Quote exactly the lines spanning from the top of the data below to the line that contains "j = indices[:, 1].contiguous()", including both.

── Given data

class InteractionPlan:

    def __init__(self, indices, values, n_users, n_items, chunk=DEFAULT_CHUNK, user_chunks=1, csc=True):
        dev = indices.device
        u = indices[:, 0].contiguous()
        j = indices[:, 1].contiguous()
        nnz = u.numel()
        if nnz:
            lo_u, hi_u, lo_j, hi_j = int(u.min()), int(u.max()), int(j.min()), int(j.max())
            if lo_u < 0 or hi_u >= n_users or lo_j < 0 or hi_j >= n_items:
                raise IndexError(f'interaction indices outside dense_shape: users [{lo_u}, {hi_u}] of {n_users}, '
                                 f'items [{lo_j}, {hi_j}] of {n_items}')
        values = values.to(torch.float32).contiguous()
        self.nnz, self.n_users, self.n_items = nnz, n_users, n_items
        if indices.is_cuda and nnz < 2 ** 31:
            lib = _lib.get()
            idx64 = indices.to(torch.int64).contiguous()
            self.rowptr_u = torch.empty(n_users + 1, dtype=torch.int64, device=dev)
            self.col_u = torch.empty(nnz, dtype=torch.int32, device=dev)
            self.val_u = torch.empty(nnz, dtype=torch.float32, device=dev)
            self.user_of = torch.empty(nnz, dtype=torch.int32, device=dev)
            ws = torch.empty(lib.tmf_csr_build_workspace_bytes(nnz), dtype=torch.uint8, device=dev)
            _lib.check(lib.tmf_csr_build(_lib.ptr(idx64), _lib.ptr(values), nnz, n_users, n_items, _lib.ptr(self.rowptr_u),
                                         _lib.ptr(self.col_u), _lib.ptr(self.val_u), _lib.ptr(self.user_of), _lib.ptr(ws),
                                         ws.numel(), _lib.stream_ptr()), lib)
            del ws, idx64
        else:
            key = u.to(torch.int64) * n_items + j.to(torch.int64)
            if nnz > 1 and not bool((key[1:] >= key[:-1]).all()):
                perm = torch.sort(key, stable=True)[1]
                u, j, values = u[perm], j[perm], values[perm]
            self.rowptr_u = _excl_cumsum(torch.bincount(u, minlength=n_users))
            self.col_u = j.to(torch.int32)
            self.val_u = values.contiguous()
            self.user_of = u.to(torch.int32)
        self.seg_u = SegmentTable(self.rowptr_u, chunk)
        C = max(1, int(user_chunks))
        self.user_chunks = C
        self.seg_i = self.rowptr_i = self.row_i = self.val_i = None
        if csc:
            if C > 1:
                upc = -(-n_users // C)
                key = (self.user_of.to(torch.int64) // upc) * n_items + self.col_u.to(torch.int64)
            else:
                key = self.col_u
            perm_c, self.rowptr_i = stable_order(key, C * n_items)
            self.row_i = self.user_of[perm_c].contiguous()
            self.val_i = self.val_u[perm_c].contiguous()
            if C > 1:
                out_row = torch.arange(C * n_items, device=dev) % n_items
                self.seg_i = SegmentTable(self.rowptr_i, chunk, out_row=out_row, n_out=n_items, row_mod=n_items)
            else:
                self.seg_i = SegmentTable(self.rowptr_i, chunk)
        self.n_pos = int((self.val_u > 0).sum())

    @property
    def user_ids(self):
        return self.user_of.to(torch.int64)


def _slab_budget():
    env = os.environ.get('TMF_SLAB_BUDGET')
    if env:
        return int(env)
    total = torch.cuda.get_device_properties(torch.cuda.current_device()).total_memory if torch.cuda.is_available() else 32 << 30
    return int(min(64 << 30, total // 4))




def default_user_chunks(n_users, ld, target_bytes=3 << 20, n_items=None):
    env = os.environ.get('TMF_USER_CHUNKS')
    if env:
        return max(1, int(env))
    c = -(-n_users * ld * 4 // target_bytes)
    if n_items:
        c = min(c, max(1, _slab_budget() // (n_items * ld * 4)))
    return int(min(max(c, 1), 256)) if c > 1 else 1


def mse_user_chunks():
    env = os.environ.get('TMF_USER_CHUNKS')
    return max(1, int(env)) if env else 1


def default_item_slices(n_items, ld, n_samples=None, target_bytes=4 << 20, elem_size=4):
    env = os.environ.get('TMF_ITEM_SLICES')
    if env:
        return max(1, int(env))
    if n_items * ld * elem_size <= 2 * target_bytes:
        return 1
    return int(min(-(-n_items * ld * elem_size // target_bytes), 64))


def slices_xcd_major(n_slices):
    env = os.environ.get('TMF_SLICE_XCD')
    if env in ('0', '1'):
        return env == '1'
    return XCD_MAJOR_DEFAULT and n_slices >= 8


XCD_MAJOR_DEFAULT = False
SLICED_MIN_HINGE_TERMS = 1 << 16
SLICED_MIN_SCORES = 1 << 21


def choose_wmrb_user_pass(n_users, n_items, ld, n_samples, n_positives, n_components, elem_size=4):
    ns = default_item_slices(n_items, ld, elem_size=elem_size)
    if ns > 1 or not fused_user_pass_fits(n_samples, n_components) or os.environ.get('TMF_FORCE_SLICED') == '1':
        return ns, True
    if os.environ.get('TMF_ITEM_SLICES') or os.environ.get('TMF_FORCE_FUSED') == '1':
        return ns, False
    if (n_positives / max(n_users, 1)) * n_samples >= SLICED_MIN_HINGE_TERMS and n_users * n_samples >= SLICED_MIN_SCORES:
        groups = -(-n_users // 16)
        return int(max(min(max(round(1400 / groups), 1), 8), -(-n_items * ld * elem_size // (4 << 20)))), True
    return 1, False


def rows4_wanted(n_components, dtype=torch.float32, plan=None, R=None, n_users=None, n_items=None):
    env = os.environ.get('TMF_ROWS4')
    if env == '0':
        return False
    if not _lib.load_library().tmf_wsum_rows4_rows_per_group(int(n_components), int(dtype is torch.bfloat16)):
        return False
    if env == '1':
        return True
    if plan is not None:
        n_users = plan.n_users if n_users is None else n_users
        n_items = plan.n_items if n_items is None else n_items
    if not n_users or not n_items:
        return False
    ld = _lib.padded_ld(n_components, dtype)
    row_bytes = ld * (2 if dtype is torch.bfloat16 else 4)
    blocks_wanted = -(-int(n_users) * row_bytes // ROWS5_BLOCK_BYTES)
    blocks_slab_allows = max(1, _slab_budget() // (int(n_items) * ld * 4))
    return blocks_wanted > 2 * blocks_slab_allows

────

■ Expected answer:
class InteractionPlan:

    def __init__(self, indices, values, n_users, n_items, chunk=DEFAULT_CHUNK, user_chunks=1, csc=True):
        dev = indices.device
        u = indices[:, 0].contiguous()
        j = indices[:, 1].contiguous()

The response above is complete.